*Exercise directions*
The answer must be one number: how many lines in the records below contain the string "double".

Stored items
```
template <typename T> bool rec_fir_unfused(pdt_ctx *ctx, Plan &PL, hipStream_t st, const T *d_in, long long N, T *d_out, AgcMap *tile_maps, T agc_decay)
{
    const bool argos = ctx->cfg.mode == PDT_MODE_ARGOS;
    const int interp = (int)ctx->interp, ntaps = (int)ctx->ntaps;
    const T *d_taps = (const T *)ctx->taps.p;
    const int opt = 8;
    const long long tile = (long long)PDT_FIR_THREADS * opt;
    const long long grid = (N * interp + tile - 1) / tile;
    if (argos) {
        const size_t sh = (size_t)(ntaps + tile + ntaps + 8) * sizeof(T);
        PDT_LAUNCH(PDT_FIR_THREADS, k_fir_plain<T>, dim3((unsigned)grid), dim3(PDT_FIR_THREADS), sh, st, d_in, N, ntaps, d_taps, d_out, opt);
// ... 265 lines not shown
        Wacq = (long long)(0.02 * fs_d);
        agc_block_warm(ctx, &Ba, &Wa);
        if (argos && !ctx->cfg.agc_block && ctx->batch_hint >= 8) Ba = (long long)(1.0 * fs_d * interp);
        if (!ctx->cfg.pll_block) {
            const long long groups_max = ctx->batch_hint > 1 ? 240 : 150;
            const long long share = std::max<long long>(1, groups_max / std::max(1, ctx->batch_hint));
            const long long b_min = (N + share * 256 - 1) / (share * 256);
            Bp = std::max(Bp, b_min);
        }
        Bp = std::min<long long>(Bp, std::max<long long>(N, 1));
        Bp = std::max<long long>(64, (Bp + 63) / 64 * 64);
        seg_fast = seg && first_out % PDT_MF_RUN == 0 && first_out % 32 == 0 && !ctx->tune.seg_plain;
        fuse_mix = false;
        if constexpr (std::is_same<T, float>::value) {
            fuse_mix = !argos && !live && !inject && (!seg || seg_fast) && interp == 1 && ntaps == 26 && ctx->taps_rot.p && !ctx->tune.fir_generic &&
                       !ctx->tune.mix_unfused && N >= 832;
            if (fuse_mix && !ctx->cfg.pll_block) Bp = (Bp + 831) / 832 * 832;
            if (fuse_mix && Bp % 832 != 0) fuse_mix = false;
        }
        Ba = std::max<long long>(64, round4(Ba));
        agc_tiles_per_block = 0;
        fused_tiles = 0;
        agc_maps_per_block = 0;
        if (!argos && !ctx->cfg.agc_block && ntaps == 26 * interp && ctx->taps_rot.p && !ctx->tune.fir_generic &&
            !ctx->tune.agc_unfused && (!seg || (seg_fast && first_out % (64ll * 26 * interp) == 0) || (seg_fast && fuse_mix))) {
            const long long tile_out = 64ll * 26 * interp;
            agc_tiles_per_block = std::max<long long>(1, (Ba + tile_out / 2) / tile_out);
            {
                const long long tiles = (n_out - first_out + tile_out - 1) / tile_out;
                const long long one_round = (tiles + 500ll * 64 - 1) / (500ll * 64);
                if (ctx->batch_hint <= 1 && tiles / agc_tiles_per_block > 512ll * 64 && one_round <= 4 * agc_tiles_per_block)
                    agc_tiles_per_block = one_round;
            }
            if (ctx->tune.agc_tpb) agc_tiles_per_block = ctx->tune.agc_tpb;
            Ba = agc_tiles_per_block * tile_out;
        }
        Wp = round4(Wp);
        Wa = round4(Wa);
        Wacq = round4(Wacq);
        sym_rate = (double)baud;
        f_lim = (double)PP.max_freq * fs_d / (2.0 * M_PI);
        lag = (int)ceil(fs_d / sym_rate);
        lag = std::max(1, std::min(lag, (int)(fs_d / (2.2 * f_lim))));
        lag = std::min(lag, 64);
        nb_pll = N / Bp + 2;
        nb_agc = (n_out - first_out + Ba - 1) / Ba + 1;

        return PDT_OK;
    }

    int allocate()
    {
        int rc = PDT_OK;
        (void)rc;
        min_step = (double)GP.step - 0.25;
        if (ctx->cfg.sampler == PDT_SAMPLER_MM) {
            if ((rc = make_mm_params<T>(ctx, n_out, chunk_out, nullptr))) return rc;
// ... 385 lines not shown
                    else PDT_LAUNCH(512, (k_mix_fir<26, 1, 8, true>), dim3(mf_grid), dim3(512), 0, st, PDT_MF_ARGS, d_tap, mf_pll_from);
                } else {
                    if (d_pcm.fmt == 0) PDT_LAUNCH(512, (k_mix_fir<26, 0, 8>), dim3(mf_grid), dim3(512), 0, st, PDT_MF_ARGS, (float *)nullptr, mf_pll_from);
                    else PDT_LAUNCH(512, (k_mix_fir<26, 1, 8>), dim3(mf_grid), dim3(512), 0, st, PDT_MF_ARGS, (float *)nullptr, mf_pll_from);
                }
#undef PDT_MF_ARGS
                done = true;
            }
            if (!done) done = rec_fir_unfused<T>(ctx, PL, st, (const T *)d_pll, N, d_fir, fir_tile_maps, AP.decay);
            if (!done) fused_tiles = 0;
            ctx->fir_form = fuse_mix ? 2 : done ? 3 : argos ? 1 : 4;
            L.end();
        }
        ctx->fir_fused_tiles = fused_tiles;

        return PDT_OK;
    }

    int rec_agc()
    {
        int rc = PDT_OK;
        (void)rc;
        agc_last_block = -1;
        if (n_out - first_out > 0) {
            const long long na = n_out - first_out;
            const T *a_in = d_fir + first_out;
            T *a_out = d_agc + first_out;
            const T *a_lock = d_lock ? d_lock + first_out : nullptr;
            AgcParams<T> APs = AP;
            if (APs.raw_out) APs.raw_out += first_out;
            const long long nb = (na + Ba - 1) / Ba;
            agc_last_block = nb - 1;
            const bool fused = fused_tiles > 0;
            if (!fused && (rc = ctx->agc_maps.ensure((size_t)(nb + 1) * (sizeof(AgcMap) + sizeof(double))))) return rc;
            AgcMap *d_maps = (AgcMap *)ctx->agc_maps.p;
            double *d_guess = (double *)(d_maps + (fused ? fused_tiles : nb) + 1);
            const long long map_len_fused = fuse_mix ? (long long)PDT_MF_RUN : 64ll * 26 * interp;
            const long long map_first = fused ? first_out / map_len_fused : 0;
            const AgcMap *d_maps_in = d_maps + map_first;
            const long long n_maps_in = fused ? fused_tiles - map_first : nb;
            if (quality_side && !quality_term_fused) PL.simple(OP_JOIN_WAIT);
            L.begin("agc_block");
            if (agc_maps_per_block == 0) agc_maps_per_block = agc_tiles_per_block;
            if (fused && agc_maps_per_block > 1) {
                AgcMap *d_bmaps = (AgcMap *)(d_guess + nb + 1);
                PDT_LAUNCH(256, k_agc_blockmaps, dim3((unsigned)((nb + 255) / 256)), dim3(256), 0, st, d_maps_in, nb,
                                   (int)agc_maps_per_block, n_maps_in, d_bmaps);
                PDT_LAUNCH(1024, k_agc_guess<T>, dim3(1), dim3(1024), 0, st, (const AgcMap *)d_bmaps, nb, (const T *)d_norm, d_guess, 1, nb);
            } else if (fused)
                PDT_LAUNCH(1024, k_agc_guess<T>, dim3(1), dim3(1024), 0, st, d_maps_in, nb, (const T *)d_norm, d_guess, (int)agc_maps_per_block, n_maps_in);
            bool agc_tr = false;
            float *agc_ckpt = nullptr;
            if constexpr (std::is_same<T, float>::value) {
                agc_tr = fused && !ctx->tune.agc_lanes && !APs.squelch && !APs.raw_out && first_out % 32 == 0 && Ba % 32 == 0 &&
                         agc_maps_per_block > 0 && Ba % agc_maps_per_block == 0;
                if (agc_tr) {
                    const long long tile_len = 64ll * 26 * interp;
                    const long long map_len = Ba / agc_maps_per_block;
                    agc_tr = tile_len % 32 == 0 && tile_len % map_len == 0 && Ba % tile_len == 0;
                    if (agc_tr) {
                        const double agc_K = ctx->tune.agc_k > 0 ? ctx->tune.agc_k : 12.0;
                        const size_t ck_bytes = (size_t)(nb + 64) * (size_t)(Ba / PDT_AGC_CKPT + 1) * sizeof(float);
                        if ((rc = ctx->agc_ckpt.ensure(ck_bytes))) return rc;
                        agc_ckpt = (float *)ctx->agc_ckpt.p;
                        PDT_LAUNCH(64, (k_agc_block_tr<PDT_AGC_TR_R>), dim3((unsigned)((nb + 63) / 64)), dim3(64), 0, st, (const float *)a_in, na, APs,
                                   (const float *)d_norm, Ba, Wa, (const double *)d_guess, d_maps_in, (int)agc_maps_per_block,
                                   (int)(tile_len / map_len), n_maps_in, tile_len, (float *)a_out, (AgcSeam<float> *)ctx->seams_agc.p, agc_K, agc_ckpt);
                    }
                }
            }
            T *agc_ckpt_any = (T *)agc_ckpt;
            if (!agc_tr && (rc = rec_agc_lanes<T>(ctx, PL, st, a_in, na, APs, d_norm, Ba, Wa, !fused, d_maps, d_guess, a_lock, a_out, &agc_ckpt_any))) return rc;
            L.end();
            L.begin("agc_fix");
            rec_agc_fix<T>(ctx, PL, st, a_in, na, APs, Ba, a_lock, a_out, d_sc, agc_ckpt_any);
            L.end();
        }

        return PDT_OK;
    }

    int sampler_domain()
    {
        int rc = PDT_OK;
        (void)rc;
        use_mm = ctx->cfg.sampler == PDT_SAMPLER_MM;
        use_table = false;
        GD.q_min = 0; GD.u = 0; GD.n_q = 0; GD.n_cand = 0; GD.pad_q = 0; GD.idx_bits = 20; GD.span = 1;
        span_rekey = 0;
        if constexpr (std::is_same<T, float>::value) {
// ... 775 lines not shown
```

*Exercise solution*
7